--- START ---
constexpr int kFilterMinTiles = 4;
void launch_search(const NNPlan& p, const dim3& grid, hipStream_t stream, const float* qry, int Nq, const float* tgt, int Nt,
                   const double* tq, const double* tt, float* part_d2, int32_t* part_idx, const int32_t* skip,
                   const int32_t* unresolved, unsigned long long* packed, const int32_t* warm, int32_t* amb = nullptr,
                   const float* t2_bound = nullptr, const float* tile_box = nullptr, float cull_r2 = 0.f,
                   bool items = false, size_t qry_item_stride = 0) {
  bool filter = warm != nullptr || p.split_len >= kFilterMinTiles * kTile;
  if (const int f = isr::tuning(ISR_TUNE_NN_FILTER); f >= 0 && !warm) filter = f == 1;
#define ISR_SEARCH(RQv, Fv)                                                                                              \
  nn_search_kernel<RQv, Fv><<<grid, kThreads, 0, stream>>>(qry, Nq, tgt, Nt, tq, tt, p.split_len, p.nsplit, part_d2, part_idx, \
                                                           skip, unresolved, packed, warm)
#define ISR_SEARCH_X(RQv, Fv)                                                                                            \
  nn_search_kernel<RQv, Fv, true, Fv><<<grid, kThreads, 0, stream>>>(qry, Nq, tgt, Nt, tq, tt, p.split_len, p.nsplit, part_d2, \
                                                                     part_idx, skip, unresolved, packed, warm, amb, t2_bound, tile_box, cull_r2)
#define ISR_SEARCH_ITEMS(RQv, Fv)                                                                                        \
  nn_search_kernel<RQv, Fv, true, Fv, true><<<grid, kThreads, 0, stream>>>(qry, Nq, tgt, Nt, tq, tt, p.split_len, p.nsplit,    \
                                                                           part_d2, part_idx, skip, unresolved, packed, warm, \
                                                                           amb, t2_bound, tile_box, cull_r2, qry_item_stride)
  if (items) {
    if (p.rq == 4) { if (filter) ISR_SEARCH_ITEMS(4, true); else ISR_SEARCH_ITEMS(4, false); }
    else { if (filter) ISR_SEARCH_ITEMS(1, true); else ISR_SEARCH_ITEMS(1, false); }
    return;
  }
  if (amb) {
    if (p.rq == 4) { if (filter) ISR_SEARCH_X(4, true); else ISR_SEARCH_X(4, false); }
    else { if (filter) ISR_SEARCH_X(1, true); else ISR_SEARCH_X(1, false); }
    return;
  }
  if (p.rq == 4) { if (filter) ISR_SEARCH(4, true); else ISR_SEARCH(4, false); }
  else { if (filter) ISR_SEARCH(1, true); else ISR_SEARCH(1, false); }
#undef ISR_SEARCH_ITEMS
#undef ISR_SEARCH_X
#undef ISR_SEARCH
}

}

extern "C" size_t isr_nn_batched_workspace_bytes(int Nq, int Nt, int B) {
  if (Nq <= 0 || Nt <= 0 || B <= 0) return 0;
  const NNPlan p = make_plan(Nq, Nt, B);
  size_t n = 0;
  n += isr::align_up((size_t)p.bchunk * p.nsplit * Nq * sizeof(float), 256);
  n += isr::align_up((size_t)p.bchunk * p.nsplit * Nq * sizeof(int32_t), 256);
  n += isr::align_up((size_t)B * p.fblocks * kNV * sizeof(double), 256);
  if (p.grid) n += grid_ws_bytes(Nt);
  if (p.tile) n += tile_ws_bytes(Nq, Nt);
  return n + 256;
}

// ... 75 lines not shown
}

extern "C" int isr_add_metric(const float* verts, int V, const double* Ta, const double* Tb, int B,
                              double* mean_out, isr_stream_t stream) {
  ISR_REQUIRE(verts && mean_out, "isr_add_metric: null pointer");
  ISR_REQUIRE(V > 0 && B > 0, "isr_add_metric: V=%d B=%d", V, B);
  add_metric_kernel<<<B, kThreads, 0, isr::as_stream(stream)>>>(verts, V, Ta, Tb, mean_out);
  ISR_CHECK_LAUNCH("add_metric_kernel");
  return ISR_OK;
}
--- END ---
--- START ---
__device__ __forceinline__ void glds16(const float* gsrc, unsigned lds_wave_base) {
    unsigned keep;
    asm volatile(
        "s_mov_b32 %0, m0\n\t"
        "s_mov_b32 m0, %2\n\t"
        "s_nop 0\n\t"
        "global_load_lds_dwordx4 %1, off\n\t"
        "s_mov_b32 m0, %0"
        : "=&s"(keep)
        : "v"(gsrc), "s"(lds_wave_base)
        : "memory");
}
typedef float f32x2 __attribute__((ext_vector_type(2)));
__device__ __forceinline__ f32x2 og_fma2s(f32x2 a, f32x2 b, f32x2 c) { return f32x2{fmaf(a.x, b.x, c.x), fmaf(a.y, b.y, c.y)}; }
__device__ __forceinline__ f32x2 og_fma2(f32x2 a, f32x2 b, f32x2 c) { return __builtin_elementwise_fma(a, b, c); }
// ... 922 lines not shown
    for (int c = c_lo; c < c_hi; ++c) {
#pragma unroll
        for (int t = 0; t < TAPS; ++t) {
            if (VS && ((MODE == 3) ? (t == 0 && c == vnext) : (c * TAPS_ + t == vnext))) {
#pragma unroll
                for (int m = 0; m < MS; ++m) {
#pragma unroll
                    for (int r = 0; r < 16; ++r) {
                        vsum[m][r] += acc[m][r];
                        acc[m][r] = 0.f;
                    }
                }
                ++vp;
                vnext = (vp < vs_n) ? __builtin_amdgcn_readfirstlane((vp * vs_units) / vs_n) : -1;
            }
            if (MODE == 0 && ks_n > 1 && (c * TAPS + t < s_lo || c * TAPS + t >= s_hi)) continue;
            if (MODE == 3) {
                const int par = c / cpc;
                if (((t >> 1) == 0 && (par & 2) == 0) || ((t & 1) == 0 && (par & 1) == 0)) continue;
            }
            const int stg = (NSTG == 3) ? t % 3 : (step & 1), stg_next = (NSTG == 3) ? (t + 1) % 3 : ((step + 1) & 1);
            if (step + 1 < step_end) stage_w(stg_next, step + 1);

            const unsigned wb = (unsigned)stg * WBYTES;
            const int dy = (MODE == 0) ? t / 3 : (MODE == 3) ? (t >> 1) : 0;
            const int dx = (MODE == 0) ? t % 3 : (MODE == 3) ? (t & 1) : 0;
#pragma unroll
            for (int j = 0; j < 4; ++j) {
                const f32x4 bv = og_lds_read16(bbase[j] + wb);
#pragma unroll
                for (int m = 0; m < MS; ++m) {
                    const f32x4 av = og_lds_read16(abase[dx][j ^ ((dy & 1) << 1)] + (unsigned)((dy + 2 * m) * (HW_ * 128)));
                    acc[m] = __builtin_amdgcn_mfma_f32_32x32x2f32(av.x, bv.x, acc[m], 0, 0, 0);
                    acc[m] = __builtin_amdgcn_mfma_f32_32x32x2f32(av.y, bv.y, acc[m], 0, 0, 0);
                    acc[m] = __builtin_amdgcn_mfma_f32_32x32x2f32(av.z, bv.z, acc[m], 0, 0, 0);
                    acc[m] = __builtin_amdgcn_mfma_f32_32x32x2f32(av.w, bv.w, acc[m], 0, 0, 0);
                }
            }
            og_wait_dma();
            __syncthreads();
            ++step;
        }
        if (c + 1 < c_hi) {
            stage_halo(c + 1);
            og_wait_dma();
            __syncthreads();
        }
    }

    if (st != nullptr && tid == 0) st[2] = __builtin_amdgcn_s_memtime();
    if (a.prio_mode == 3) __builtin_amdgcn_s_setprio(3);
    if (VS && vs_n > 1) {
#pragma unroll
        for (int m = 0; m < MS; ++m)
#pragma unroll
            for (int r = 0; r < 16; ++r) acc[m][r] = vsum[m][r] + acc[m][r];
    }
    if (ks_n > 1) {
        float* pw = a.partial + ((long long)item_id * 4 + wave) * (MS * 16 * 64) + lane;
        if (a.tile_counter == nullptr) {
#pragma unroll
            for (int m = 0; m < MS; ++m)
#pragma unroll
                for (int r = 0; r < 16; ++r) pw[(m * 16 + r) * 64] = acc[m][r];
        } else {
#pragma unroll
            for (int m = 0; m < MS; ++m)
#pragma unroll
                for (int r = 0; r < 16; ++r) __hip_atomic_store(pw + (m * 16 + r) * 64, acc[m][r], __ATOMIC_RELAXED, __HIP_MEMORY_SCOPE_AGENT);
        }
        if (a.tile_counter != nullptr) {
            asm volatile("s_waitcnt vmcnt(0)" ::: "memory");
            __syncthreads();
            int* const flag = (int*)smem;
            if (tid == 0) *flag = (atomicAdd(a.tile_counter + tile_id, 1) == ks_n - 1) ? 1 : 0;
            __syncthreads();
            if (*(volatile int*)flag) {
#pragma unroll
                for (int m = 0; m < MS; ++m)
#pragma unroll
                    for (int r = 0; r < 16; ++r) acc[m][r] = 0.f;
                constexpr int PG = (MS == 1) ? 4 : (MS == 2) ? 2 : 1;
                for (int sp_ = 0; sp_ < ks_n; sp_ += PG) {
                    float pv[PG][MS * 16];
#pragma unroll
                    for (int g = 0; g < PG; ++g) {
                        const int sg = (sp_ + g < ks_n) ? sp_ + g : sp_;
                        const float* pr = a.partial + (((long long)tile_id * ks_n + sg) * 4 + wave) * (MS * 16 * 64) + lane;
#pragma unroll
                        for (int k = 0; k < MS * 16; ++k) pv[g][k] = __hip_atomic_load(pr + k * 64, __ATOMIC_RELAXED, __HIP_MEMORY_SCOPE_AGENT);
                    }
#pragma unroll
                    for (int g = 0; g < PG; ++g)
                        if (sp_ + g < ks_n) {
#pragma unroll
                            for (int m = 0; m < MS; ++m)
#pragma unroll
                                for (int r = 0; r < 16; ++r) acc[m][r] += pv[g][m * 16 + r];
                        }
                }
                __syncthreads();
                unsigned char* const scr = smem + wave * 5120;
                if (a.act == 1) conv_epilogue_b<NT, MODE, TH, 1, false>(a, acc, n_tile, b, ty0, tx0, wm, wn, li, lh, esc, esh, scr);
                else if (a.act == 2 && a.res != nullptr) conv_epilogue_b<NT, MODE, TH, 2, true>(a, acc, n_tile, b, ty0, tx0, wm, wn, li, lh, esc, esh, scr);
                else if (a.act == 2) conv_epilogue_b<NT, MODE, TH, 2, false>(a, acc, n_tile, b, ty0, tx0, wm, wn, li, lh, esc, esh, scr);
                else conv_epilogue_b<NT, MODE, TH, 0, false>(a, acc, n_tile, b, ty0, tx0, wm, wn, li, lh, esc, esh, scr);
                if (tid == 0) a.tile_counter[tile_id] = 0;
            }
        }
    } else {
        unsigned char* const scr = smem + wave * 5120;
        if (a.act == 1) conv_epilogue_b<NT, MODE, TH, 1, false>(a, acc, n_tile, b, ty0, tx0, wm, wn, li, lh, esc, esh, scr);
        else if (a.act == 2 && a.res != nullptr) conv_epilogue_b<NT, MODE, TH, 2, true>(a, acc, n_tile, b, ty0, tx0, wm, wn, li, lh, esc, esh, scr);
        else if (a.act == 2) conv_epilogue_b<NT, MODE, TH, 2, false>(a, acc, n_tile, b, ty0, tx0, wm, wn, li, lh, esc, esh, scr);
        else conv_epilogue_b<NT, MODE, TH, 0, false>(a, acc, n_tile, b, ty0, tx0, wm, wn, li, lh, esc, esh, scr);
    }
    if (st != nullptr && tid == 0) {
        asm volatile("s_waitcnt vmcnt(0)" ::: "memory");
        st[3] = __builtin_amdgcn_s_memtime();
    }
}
--- END ---
--- START ---
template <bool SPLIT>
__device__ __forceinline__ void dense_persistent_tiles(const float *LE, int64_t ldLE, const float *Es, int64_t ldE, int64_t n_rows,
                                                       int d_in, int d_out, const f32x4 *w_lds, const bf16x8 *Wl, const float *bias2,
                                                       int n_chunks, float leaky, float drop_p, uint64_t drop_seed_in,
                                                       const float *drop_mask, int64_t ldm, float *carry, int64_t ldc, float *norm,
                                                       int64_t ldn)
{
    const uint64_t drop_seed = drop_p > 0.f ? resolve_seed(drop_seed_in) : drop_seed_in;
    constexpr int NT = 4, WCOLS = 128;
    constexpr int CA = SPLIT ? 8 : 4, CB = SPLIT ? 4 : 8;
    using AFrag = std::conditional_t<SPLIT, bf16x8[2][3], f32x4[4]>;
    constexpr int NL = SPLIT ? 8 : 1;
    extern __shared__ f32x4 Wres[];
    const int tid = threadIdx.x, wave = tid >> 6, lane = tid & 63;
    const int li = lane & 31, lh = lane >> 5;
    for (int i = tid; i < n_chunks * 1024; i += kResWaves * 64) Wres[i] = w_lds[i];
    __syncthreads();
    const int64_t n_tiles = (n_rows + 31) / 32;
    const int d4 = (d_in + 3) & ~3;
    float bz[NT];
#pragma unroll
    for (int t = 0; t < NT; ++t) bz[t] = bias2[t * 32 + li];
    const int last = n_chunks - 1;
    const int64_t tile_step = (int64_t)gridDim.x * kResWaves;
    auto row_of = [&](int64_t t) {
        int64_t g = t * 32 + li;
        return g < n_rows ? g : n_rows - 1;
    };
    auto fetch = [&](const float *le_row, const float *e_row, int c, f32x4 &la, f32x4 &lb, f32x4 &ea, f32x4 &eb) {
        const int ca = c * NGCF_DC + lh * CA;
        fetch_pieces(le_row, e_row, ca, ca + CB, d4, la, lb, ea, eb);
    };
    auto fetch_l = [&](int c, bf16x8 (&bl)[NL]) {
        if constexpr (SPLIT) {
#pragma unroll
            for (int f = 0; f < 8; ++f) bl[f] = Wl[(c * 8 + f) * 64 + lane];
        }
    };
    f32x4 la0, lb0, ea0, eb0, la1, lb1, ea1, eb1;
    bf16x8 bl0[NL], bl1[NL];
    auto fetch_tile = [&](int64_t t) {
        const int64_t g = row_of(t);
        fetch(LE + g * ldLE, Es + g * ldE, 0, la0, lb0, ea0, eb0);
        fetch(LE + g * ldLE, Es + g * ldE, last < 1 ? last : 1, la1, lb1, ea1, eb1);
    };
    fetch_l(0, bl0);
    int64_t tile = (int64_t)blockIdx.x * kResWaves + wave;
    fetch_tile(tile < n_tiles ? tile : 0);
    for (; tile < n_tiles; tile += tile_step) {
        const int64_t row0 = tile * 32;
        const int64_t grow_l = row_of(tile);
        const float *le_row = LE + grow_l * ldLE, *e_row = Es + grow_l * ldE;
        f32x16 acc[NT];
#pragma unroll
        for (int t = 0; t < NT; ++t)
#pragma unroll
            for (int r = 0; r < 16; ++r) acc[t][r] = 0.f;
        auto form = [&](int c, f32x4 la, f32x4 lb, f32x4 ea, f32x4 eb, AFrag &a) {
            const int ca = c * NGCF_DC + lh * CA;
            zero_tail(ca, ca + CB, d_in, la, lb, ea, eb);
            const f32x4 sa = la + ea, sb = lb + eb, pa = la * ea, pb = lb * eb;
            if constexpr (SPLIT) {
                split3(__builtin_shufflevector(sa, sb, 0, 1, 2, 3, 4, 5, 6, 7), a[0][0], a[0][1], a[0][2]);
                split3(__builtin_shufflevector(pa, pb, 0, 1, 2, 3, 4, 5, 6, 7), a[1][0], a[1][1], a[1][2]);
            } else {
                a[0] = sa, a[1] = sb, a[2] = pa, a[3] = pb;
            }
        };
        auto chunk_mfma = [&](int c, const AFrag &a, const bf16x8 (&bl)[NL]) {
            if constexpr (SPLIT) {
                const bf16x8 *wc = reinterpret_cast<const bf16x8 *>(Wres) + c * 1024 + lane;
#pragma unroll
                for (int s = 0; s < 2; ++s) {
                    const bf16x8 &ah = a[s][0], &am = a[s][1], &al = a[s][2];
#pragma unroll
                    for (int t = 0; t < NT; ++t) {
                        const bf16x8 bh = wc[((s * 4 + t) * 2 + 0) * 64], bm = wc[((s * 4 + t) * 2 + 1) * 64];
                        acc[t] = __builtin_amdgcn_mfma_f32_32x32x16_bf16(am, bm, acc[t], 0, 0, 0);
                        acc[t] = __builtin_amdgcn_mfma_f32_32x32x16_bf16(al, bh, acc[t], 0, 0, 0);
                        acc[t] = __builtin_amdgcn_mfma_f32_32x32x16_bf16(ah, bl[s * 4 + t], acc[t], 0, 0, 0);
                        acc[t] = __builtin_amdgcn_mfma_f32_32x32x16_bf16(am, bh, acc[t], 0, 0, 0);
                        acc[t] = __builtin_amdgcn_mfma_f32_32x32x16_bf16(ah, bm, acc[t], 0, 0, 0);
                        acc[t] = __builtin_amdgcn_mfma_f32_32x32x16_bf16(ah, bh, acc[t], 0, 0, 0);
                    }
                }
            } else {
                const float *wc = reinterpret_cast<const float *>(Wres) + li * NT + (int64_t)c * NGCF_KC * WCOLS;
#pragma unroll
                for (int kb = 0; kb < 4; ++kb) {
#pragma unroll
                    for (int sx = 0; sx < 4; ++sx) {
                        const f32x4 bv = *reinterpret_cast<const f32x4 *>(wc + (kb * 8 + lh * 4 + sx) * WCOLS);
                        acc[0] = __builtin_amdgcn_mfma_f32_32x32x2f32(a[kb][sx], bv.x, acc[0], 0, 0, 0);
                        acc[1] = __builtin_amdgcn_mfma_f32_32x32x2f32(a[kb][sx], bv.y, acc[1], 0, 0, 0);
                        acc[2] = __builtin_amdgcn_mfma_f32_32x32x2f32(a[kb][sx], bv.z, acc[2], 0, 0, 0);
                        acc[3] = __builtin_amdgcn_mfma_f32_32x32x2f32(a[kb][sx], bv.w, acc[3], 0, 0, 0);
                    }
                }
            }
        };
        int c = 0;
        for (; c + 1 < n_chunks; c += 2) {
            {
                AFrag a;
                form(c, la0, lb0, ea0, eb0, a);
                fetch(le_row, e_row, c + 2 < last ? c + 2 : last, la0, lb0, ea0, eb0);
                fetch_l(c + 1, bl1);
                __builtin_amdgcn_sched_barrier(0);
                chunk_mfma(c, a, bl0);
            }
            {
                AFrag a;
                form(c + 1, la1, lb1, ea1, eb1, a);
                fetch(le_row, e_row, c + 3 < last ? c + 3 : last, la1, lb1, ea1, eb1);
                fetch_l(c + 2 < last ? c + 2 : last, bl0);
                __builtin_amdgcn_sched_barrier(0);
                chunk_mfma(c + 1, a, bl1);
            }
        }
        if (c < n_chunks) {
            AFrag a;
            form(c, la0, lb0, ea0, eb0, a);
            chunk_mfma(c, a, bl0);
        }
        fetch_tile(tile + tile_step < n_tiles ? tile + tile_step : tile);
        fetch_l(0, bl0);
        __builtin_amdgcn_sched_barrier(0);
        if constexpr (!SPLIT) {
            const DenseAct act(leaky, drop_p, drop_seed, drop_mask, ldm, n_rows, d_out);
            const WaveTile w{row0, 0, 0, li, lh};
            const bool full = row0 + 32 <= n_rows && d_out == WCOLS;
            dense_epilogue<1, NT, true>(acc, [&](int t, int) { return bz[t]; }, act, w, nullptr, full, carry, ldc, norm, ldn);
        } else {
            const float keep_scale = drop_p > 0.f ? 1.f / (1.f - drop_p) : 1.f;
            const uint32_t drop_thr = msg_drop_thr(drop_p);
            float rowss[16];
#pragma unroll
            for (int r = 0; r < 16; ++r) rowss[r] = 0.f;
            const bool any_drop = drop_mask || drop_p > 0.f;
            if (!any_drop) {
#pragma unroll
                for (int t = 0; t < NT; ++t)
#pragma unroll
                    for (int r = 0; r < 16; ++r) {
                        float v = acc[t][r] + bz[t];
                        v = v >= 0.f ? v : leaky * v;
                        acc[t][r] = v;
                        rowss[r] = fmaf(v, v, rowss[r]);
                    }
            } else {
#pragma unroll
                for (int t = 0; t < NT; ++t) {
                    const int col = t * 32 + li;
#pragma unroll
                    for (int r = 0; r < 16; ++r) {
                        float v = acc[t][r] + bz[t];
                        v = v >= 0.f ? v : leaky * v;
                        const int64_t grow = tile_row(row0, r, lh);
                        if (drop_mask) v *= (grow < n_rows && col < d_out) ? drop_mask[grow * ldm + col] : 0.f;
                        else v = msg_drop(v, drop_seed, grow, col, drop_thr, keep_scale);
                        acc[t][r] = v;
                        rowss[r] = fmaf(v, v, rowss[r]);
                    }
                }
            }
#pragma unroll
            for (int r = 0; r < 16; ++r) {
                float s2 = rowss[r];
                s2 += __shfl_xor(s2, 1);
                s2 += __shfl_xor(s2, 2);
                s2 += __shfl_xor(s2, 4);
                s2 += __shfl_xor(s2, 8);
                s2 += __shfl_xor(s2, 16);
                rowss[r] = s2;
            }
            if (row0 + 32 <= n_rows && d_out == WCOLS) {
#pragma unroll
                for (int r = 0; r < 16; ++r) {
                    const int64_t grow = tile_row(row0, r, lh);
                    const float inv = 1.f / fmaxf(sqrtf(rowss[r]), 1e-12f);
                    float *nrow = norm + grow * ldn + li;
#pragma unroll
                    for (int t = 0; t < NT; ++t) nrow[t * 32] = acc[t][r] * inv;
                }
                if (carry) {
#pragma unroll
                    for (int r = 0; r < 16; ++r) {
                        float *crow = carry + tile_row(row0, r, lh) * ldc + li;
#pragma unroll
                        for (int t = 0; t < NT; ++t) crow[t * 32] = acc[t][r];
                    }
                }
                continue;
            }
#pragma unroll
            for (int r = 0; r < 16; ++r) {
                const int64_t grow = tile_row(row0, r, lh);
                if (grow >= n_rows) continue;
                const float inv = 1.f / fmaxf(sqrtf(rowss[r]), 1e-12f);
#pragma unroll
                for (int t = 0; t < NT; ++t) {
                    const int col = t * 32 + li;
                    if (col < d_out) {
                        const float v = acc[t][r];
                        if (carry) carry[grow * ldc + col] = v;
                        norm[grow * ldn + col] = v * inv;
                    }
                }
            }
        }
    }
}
--- END ---
- EXERCISE
Return all lines of the data in which the string "NNPlan" appears.

- RESULT FOR THIS EXERCISE
void launch_search(const NNPlan& p, const dim3& grid, hipStream_t stream, const float* qry, int Nq, const float* tgt, int Nt,
  const NNPlan p = make_plan(Nq, Nt, B);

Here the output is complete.